I didn't do that, but considered it. I think it would be great to hide the wood grain of the structure I had, but I think I would still need to use loose ballast between it and the track/ties for the same reason I put ballast on in the first place. I firmly believe the track should totally float because, as I have explained in other threads, I found that as the track expanded and contracted due to temperature changes, the ties caught on imperfections in the structure and expansion caused kinks in the track causing minor derailments and contraction caused sections of the track to seperate leading to dumping a $4,000 engine 3 to 4 feet to the ground. The ballast rocks do interlock for stabiity, but not so much so as the track cannot shift as necessary to allow the rail to expand and contract. 

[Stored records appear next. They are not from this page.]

__global__ void pack_panels_kernel(PackJob job) {
  const long long gidx = (long long)blockIdx.x * blockDim.x + threadIdx.x;
  if (gidx < job.res_floats) job.resident[gidx] = resident_value(job.res, job.n_res, (int)gidx);
  const long long grp = ((long long)blockIdx.x * blockDim.x + __builtin_amdgcn_readfirstlane(threadIdx.x)) >> 6;
  if (grp >= job.total_groups) return;
  const int lane = (int)(gidx & 63);
  int ri = 0;
  while (ri + 1 < job.n_regions && grp >= job.reg[ri + 1].dst_group0) ++ri;
  const PackRegion& R = job.reg[ri];
  const long long local = grp - R.dst_group0;
  const int P = (int)(local / R.groups), gi = (int)(local % R.groups);
  float4 v = make_float4(0.f, 0.f, 0.f, 0.f);
  float* pv = &v.x;
  if (job.bf16) {
    const int i = lane & 31, h = lane >> 5;
    int srow = 32 * P + i, rterm = 0;
    bool zero_row = R.n_rows && srow >= R.n_rows;
    if (R.row_terms) {
      zero_row = !(srow < R.n_rows || (srow >= R.row_terms && srow < R.row_terms + R.n_rows));
      if (srow >= R.row_terms) { rterm = 1; srow -= R.row_terms; }
    }
    const int g0 = R.blk[0].split * R.blk[0].steps;
    const PackBlock B = gi < g0 ? R.blk[0] : R.blk[1];
    const int gb = gi < g0 ? gi : gi - g0;
    unsigned short h8[8] = {0, 0, 0, 0, 0, 0, 0, 0};
    const bool half = job.half != 0;
    const float ws = job.wscale;
    bool sat = false;
    auto term = [half, ws, &sat](float w, int t) {
      if (half) {
        w = w * ws;
        if (!(fabsf(w) <= 65504.f)) sat = true;
        w = fminf(fmaxf(w, -65504.f), 65504.f);
        __half hb = __float2half_rn(w);
        if (t > 0) hb = __float2half_rn(w - __half2float(hb));
        return __half_as_ushort(hb);
      }
      unsigned short b = bf16_rne(w);
      for (int k = 0; k < t; ++k) {
        w -= __uint_as_float((unsigned)b << 16);
        b = bf16_rne(w);
      }
      return b;
    };
    if (!zero_row && gb < B.split * B.steps) {
      const int ks = gb / B.split, t = R.row_terms ? rterm : gb % B.split;
#pragma unroll
      for (int e = 0; e < 8; ++e) {
        const int c = B.kind == kPackHidden ? 16 * ks + hid_perm2(h, e) : emb_feature2(B.kind, h, 8 * ks + e, job.xyz_cols);
        h8[e] = term(block_at(B, srow, c), t);
      }
    }
    unsigned* pu = reinterpret_cast<unsigned*>(&v.x);
    for (int w = 0; w < 4; ++w) pu[w] = (unsigned)h8[2 * w] | ((unsigned)h8[2 * w + 1] << 16);
    reinterpret_cast<float4*>(job.panels)[gidx] = v;
    if (sat && job.poison) { job.poison[0] = __int_as_float(0x7fc00000); job.poison[4] = __int_as_float(0x7fc00000); }
    return;
  }
  const int b = gi >> 1, half = gi & 1;
  const int i = lane & 15, g = lane >> 4;
  const int n = 32 * P + 16 * half + i;
  const PackBlock B = b < R.blk[0].steps ? R.blk[0] : R.blk[1];
  const int q = b < R.blk[0].steps ? b : b - R.blk[0].steps;
  if (!(R.n_rows && n >= R.n_rows) && q < B.steps)
#pragma unroll
    for (int r = 0; r < 4; ++r)
      pv[r] = block_at(B, n, B.kind == kPackHidden ? 16 * q + 4 * g + r : emb_feature(B.kind, g, 4 * q + r, job.xyz_cols));
  reinterpret_cast<float4*>(job.panels)[gidx] = v;
}

struct ResJob { ResCopy c[2 * MF_MAX_LAYERS + 8]; int n; float* res; int total; };

__global__ void pack_resident_kernel(ResJob job) {
  const int idx = blockIdx.x * blockDim.x + threadIdx.x;
  if (idx >= job.total) return;
  job.res[idx] = resident_value(job.c, job.n, idx);
}

struct IndJob { const float* W[MF_MAX_LAYERS]; int n_in[MF_MAX_LAYERS]; int n_layers, rows, col0, cols; float* dst; float scale; };

__global__ void pack_ind_kernel(IndJob job) {
  const int idx = blockIdx.x * blockDim.x + threadIdx.x;
  const int per_layer = job.rows * kNofIndCols;
  if (idx >= job.n_layers * per_layer) return;
  const int e = idx / per_layer, r = (idx % per_layer) / kNofIndCols, c = idx % kNofIndCols;
  job.dst[(e * kNofIndCols + c) * job.rows + r] = c < job.cols ? job.scale * job.W[e][(long long)r * job.n_in[e] + job.col0 + c] : 0.f;
}

struct FoldJob { const float *We, *Wf, *be, *bf; int W, ld_e; float *Wp, *bp; float* Wx; int xcols, ext; };

__global__ void fold_final_kernel(FoldJob job) {
  const int idx = blockIdx.x * blockDim.x + threadIdx.x;
  const int half = job.W / 2;
  if (idx >= half * job.W) return;
  if (idx < half * job.xcols) {
    const int n = idx / job.xcols, c = idx % job.xcols;
    job.Wx[idx] = c < job.ext ? job.We[(long long)n * job.ld_e + job.W + c] : 0.f;
  }
  const int n = idx / job.W, k = idx % job.W;
  const float* we = job.We + (long long)n * job.ld_e;
  double acc = 0.0;
  for (int j = 0; j < job.W; ++j) acc += (double)we[j] * (double)job.Wf[(long long)j * job.W + k];
  job.Wp[idx] = (float)acc;
  if (idx < half) {
    const float* wb = job.We + (long long)idx * job.ld_e;
    double b = 0.0;
#ifndef MF_FOLD_BREAK_BIAS
    for (int j = 0; j < job.W; ++j) b += (double)wb[j] * (double)job.bf[j];
#endif
    job.bp[idx] = (float)((double)job.be[idx] + b);
  }
}

int launch_pack(const PackJob& job, hipStream_t st, const char* what) {
  const long long slots = job.total_groups * 64 > job.res_floats ? job.total_groups * 64 : job.res_floats;
  hipLaunchKernelGGL(pack_panels_kernel, dim3((unsigned)((slots + 255) / 256)), dim3(256), 0, st, job);
  return check_launch(what);
}

static int launch_pack(const PackJob& job, const ResJob& rj, hipStream_t st) {
  hipLaunchKernelGGL(pack_resident_kernel, dim3((rj.total + 255) / 256), dim3(256), 0, st, rj);
  return launch_pack(job, st, "mf_pack");
}

}

using namespace mf;

extern "C" int64_t mf_nerf_packed_bytes_p(const mf_nerf_desc* d, int32_t precision) {
  NetLayout L;
  if (!d || (precision < MF_PREC_F32 || precision > MF_PREC_BF16X3) || !nerf_layout(*d, L, precision)) { fail(MF_E_UNSUPPORTED, "mf_nerf_packed_bytes: unsupported NeRF configuration"); return 0; }
  return L.res_bytes + L.panel_bytes;
}

extern "C" int64_t mf_nof_packed_bytes_p(const mf_nof_desc* d, int32_t precision) {
  NetLayout L;
  if (!d || (precision < MF_PREC_F32 || precision > MF_PREC_BF16X3) || !nof_layout(*d, L, precision, precision == MF_PREC_F32)) { fail(MF_E_UNSUPPORTED, "mf_nof_packed_bytes: unsupported NoF configuration"); return 0; }
  return L.res_bytes + L.panel_bytes + L.ind_bytes;
}

static int32_t nerf_pack(const mf_nerf_desc* d, int32_t precision, void* packed, void* stream, bool fold) {
  NetLayout L;
  FoldLayout F{};
  if (!d || !packed) return fail(MF_E_INVALID, "mf_nerf_pack: null argument");
  if (precision < MF_PREC_F32 || precision > MF_PREC_BF16X3) return fail(MF_E_INVALID, "mf_nerf_pack: precision %d", precision);
  if (fold ? !nerf_fold_layout(*d, L, F) : !nerf_layout(*d, L, precision))
    return fail(MF_E_UNSUPPORTED, "mf_nerf_pack: unsupported NeRF configuration "
                                       "(W=%d D=%d in_channels_xyz=%d)", d->W, d->D, d->in_channels_xyz);
  const int64_t panel_bytes = fold ? F.panel_bytes : L.panel_bytes;
  float* const fold_w = fold ? reinterpret_cast<float*>(static_cast<char*>(packed) + F.off_w) : nullptr;
  float* const fold_b = fold ? reinterpret_cast<float*>(static_cast<char*>(packed) + F.off_b) : nullptr;
  PackJob job{};
  ResJob rj{};
  const int esplit = L.emb_split ? L.terms : 1, equad = L.bf16 ? 1 : 4;
  auto head_region = [&](const float* W, int rows, int groups) {
    PackRegion& R = job.add(1, groups, PackBlock{W, groups * 16, 1, kPackHidden, groups, 1, groups * 16});
    R.n_rows = rows;
    R.row_terms = 8;
  };
  for (int l = 0; l < L.n_trunk; ++l) {
    if (l == L.n_trunk - 1 && L.head_tiles) {
      if (!d->sigma_w) return fail(MF_E_INVALID, "mf_nerf_pack: missing sigma weight");
      head_region(d->sigma_w, 1, nerf_sigma_groups(L));
    }
    const bool has_emb = (L.emb_mask >> l) & 1;
    const float* W = l < d->D ? d->trunk_w[l] : d->final_w;
    if (!W) return fail(MF_E_INVALID, "mf_nerf_pack: missing weight pointer for layer %d", l);
    if (fold && l == d->D) continue;
    const int hid0 = has_emb ? d->in_channels_xyz : 0, n_in = hid0 + (l > 0 ? L.W : 0);
    job.add(L.NP, trunk_groups(L, l),
            PackBlock{W, n_in, 1, kEmbNerfXyz, has_emb ? L.emb_steps / equad : 0, esplit, d->in_channels_xyz},
            PackBlock{W + hid0, n_in, 1, kPackHidden, l > 0 ? hidden_batches(L) : 0, ((L.hsplit_mask >> l) & 1) ? L.terms : 1, L.W});
    const float* b = l < d->D ? d->trunk_b[l] : d->final_b;
    rj.c[rj.n++] = ResCopy{b, L.off_bias_trunk + l * L.W, L.W};
  }
  {
    const int ext = d->extra_feat_type == MF_EXTRA_NONE ? 0 : d->extra_feat_dim;
    const float* W = d->extra_w;
    if (!W) return fail(MF_E_INVALID, "mf_nerf_pack: missing extra_encoding weight");
    const int kind = d->extra_feat_type == MF_EXTRA_DIR ? kEmbDir : (d->extra_feat_type == MF_EXTRA_IND ? kEmbInd : kEmbNone);
    if (fold) job.add(L.NP / 2, fold_extra_groups(L), PackBlock{fold_w, L.W, 1, kPackHidden, hidden_batches(L), 1, L.W});
    else job.add(L.NP / 2, extra_groups(L),
                 PackBlock{W, L.W + ext, 1, kPackHidden, hidden_batches(L), ((L.hsplit_mask >> L.n_trunk) & 1) ? L.terms : 1, L.W},
                 PackBlock{W + L.W, L.W + ext, 1, kind, L.extra_steps / equad, esplit, ext});
    if (fold && (!d->extra_b || !d->final_b)) return fail(MF_E_INVALID, "mf_nerf_pack: missing bias pointer of the folded layers");
    rj.c[rj.n++] = ResCopy{fold ? fold_b : d->extra_b, L.off_bias_extra, L.W / 2};
  }
  if (L.head_tiles) {
    if (!d->rgb_w) return fail(MF_E_INVALID, "mf_nerf_pack: missing rgb weight");
    head_region(d->rgb_w, 3, nerf_rgb_groups(L));
  }
  rj.c[rj.n++] = ResCopy{d->sigma_w, L.off_head_w, L.W};
  rj.c[rj.n++] = ResCopy{d->sigma_b, L.off_head_b, 1};
  rj.c[rj.n++] = ResCopy{d->rgb_w, L.off_rgb_w, 3 * (L.W / 2)};
  rj.c[rj.n++] = ResCopy{d->rgb_b, L.off_rgb_b, 3};
  for (int k = 0; k < rj.n; ++k)
    if (!rj.c[k].src) return fail(MF_E_INVALID, "mf_nerf_pack: missing bias/head pointer (%d)", k);
  job.bf16 = L.bf16;
  job.xyz_cols = d->in_channels_xyz;
  job.panels = reinterpret_cast<float*>(static_cast<char*>(packed) + L.res_bytes);
  rj.res = static_cast<float*>(packed);
  rj.total = (int)(L.res_bytes / 4);
  if (job.total_groups * kGroupBytes != panel_bytes) return fail(MF_E_INVALID, "mf_nerf_pack: layout mismatch");
  if (fold) {
    const int ext = d->extra_feat_type == MF_EXTRA_NONE ? 0 : d->extra_feat_dim;
    const FoldJob fj{d->extra_w, d->final_w, d->extra_b, d->final_b, L.W, L.W + ext, fold_w, fold_b,
                     reinterpret_cast<float*>(static_cast<char*>(packed) + F.off_x), fold_ext_cols(L), ext};
    hipLaunchKernelGGL(fold_final_kernel, dim3((L.W / 2) * L.W / 256), dim3(256), 0, static_cast<hipStream_t>(stream), fj);
    if (int e = check_launch("mf_nerf_pack_fold")) return e;
  }
  return launch_pack(job, rj, static_cast<hipStream_t>(stream));
}

extern "C" int32_t mf_nerf_pack_p(const mf_nerf_desc* d, int32_t precision, void* packed, void* stream) {
  return nerf_pack(d, precision, packed, stream, false);
}

extern "C" int64_t mf_nerf_fold_packed_bytes(const mf_nerf_desc* d) {
  NetLayout L;
  FoldLayout F;
  if (!d || !nerf_fold_layout(*d, L, F)) { fail(MF_E_UNSUPPORTED, "mf_nerf_fold_packed_bytes: unsupported NeRF configuration (fp32, W = 256)"); return 0; }
  return L.res_bytes + F.panel_bytes + F.scratch_bytes;
}

extern "C" int32_t mf_nerf_pack_fold(const mf_nerf_desc* d, void* packed, void* stream) {
  return nerf_pack(d, MF_PREC_F32, packed, stream, true);
}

Using roof shingles is a cosmetic detail, but I think adding ballast over the shingles would provide something like roller bearings for the track to move as necessary to remain straight and intact.


----------



## Greg Elmassian (Jan 3, 2008)

Listen to Semper.. it's exactly what happens. Everyone is first tempted to "lock" the rails and track in place, thus believing they can overcome the basic physics of how things change size with heat. 

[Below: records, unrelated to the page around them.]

@@ -158,7 +158,7 @@
     cudaStream_t stream = nullptr;
     bool own_stream = false;
     std::string err;
-    DevBuf pixels, coef, huff, hdr, hdr_len, scratch, pool, chunk_bits, chunk_pool, chunk_bitpos, seglen, segpos, ustream, ffcount, ffpos,
+    DevBuf pixels, coef, huff, hdr, hdr_len, scratch, pool, chunk_bits, chunk_pool, chunk_bitpos, seglen, segpos, piece_start, ffcount, ffpos,
         out, scan_tmp, hist, piece_off, out2, pixels2, status, hdr_parts;
     std::vector<uint8_t> last_tables;
     double ucap_ratio = 0;
@@ -429,14 +429,9 @@
                      const HeaderLayout &hl, const SequenceFlags &f) {
     cudaStream_t st = enc->stream;
     const uint64_t n_chunks = (uint64_t)plan.chunks_per_image * n, n_segs = b.n_segs_total, n_pieces = b.ustream_cap / kStuffChunk;
-    const StatusBlock sb = status_block(n, b.ustream_cap);
+    const StatusBlock sb = status_block(n);
     unsigned long long *scan_err = b.status + kStatScanError;
-    if (f.coder) {
-        CK(cudaMemsetAsync(b.status, 0, 2 * kStatusWords * 8 + sb.mask_bytes, st), "clear status and raw mask");
-    } else {
-        CK(cudaMemsetAsync(b.status, 0, (kStatScanError + 1) * 8, st), "clear status");
-        CK(cudaMemsetAsync(b.raw_mask, 0, sb.mask_bytes, st), "clear raw mask");
-    }
+    CK(cudaMemsetAsync(b.status, 0, f.coder ? 2 * kStatusWords * 8 : (kStatScanError + 1) * 8, st), "clear status");
     if (f.tables) {
         StageTimer t(enc, 1);
         if (!f.given_hist) {
@@ -468,17 +463,15 @@
     }
     {
         StageTimer t(enc, 3);
-        if (f.poison) CK(cudaMemsetAsync(b.ustream, 0xFF, b.ustream_cap + 64, st), "poison stream");
-        CK(launch_segment_leads(b, hp, n, st), "segment lead launch");
-        CK(launch_place_chunks(b, hp, n, st), "placement launch");
-        enc->launches += 2;
+        CK(launch_count_pieces(b, hp, n, st), "piece count launch");
+        enc->launches += 1;
     }
     {
         StageTimer t(enc, 4);
-        CK(launch_count_ff(b, st), "count ff launch");
         if (ff_scan_needed(b)) CK(launch_exclusive_scan(b.ffcount, b.ffpos, n_pieces, b.scan_tmp, st, &enc->launches, scan_err), "ff scan");
-        CK(launch_stuff_scatter(b, hp, n, f.pieces ? enc->piece_off.as<unsigned long long>() : nullptr, st), "scatter launch");
-        enc->launches += 2;
+        if (f.poison) CK(cudaMemsetAsync(b.out, 0xFF, b.out_cap + 64, st), "poison output");
+        CK(launch_stuff_pieces(b, hp, n, f.pieces ? enc->piece_off.as<unsigned long long>() : nullptr, st), "stuffing launch");
+        enc->launches += 1;
         if (f.pieces)
             CK(cudaMemcpyAsync(enc->h_pieces.p, enc->piece_off.p, (plan.scans.size() + 1) * 8, cudaMemcpyDeviceToHost, st), "read piece offsets");
         CK(cudaMemcpyAsync(enc->h_small.p, b.file_off, sb.readback_bytes(), cudaMemcpyDeviceToHost, st), "read file offsets and status");
@@ -488,11 +481,11 @@
 
 GraphKey graph_key(const jpgb_encoder *enc, const PlanSig &sig, const EntropyBuffers &b, uint32_t n, const CoderLaunch &coder,
                    const HeaderLayout &hl, const SequenceFlags &f) {
-    static_assert(sizeof(EntropyBuffers) == 26 * 8, "every field of EntropyBuffers takes part in the graph key");
+    static_assert(sizeof(EntropyBuffers) == 25 * 8, "every field of EntropyBuffers takes part in the graph key");
     GraphKey k{{}, {
         (uint64_t)b.coef, (uint64_t)b.huff, (uint64_t)b.huff_per_image, (uint64_t)b.scratch, (uint64_t)b.pool, b.pool_cap,
         (uint64_t)b.chunk_bits, (uint64_t)b.chunk_pool, (uint64_t)b.chunk_bitpos, (uint64_t)b.seglen, (uint64_t)b.segpos,
-        (uint64_t)b.hdr_len, (uint64_t)b.hdr, b.hdr_stride, (uint64_t)b.ustream, (uint64_t)b.raw_mask, (uint64_t)b.ffcount,
+        (uint64_t)b.hdr_len, (uint64_t)b.hdr, b.hdr_stride, (uint64_t)b.piece_start, (uint64_t)b.ffcount,
         (uint64_t)b.ffpos, (uint64_t)b.out, (uint64_t)b.file_off, (uint64_t)b.scan_tmp, b.ustream_cap, b.out_cap, b.n_segs_total,
         (uint64_t)b.status, b.scan_tmp_bytes,
         coder.grid, coder.smem, coder.scratch_bytes, n,
@@ -561,7 +554,7 @@
     CoderLaunch coder{};
     CK(coder_launch_config(hp, n, coder), "coder configuration");
     CK(enc->scratch.reserve(coder.scratch_bytes), "alloc coder scratch");
-    CK(enc->h_small.reserve(status_block(n, 0).readback_bytes()), "alloc readback");
+    CK(enc->h_small.reserve(status_block(n).readback_bytes()), "alloc readback");
     if (piece_offsets) {
         CK(enc->piece_off.reserve((plan.scans.size() + 1) * 8), "alloc piece offsets");
         CK(enc->h_pieces.reserve((plan.scans.size() + 1) * 8), "alloc piece offsets (host)");
@@ -594,9 +587,9 @@
     for (int attempt = 0;; ++attempt) {
         caps.ustream = (caps.ustream + kStuffChunk - 1) / kStuffChunk * kStuffChunk;
         const uint64_t n_pieces = caps.ustream / kStuffChunk;
-        const StatusBlock sb = status_block(n, caps.ustream);
-        CK(enc->ustream.reserve(caps.ustream + 64), "alloc unstuffed stream");
-        CK(enc->status.reserve(sb.bytes()), "alloc status and raw mask");
+        const StatusBlock sb = status_block(n);
+        CK(enc->piece_start.reserve(n_pieces * 16), "alloc piece starts");
+        CK(enc->status.reserve(sb.bytes()), "alloc status");
         CK(enc->ffcount.reserve((n_pieces + 1) * 4), "alloc ff counts");
         CK(enc->ffpos.reserve((n_pieces + 2) * 8), "alloc ff positions");
         CK(enc->scan_tmp.reserve(scan_tmp_bytes(std::max<uint64_t>(n_pieces, std::max(n_chunks, n_segs)))), "alloc scan scratch");
@@ -604,10 +597,9 @@
         CK(out.reserve(caps.out + 64), "alloc output");
         b.pool = enc->pool.as<uint32_t>();
         b.pool_cap = caps.pool_units;
-        b.ustream = enc->ustream.as<uint8_t>();
+        b.piece_start = enc->piece_start.as<unsigned long long>();
         b.file_off = sb.file_off(enc->status.p);
         b.status = sb.status(enc->status.p);
-        b.raw_mask = sb.raw_mask(enc->status.p);
         b.ffcount = enc->ffcount.as<uint32_t>();
         b.ffpos = enc->ffpos.as<unsigned long long>();
         b.scan_tmp = enc->scan_tmp.p;
diff --git a/jpeg_encoder_b200/csrc/entropy.cu b/jpeg_encoder_b200/csrc/entropy.cu
--- a/jpeg_encoder_b200/csrc/entropy.cu
+++ b/jpeg_encoder_b200/csrc/entropy.cu
@@ -1,5 +1,6 @@
 
 #include "kernels.h"
+#include "piece_compose.h"
 
 namespace jpgb {
 namespace {
@@ -521,185 +522,179 @@
 __device__ __forceinline__ unsigned long long stream_bytes(const EntropyBuffers &b) { return b.segpos[b.n_segs_total]; }
 __device__ __forceinline__ bool stream_fits(const EntropyBuffers &b) { return stream_bytes(b) <= b.ustream_cap; }
 
-__device__ __forceinline__ void put_raw(const EntropyBuffers &b, unsigned long long pos, uint8_t byte) {
-    b.ustream[pos] = byte;
-    atomicOr(b.raw_mask + (pos >> 5), 1u << (pos & 31));
-}
-
-__global__ void __launch_bounds__(128) segment_lead_kernel(const __grid_constant__ EntropyBuffers b, const __grid_constant__ DevPlan P, unsigned long long n_segs,
-                                                           const unsigned wps) {
-    const unsigned long long gw = ((unsigned long long)blockIdx.x * blockDim.x + threadIdx.x) >> 5;
-    const unsigned long long g = gw / wps;
-    const unsigned slice = (unsigned)(gw - g * wps);
-    const int lane = threadIdx.x & 31;
-    if (blockIdx.x == 0 && threadIdx.x == 0) {
-        const unsigned long long bytes = stream_bytes(b);
+constexpr int kPieceThreads = 128;
+constexpr int kGroupsPerThread = kStuffChunk / 16 / kPieceThreads;
+constexpr int kPieceMinCtas = 12;
+
+struct SegGeom {
+    unsigned long long img, c0;
+    int k;
+    unsigned i, cps;
+};
+__device__ __forceinline__ SegGeom seg_geom(const DevPlan &P, unsigned long long g) {
+    SegGeom r;
+    r.img = g / P.segs_per_image;
+    const unsigned s = (unsigned)(g - r.img * P.segs_per_image);
+    r.k = find_scan_by_seg(P, s);
+    r.i = s - P.scans[r.k].seg_base;
+    r.cps = P.groups[r.k % P.n_groups].cps;
+    r.c0 = r.img * P.chunks_per_image + P.scans[r.k].chunk_base + (unsigned long long)r.i * r.cps;
+    return r;
+}
+
+struct DevLayout {
+    const EntropyBuffers &b;
+    const DevPlan &P;
+    __device__ unsigned long long n_segs() const { return b.n_segs_total; }
+    __device__ unsigned long long seg_lo(unsigned long long g) const { return b.segpos[g]; }
+    __device__ unsigned long long seg_chunk0(unsigned long long g) const { return seg_geom(P, g).c0; }
+    __device__ unsigned long long seg_cps(unsigned long long g) const { return seg_geom(P, g).cps; }
+    __device__ unsigned long long seg_data0(unsigned long long g) const {
+        const SegGeom s = seg_geom(P, g);
+        return b.segpos[g] + lead_len(b, P, s.img, s.k, s.i);
+    }
+    __device__ unsigned long long chunk_pos(unsigned long long c) const { return b.chunk_bitpos[c]; }
+};
+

After more than 100 years, the prototype railroads still use ballast... the idea is that the ballast holds the track in RELATIVE position... allowing it to expand and contract, but not letting it "migrate", or catch in one spot and move in another just like Semper says. 

Greg


----------



## Totalwrecker (Feb 26, 2009)

Who ya callin' old? 

Realistic still looks realistic while 'gritty under ties' looks like gritty under ties.... 

What is acceptable to you? What level of detail matters to you? It matters not what I think.... but as an Older old timer, I'm shifting to ease of use.... I lifted my original tri-oval ballast floated track and am plunking it down on thick planks. There's just too much nature to fight! My health is tanking and I just wanna run some trains. Once I beat back my demons I can go 'model railroading' and senic my planks with ballast. 

I think when my track was in ballast it ran cooler and didn't kink, I see under your signature that you live in the Valley of the Singed, running on black shingles can cause you more problems with expansion kinks.... I'm SE of Tucson.... It's your Railroad, do what you like. 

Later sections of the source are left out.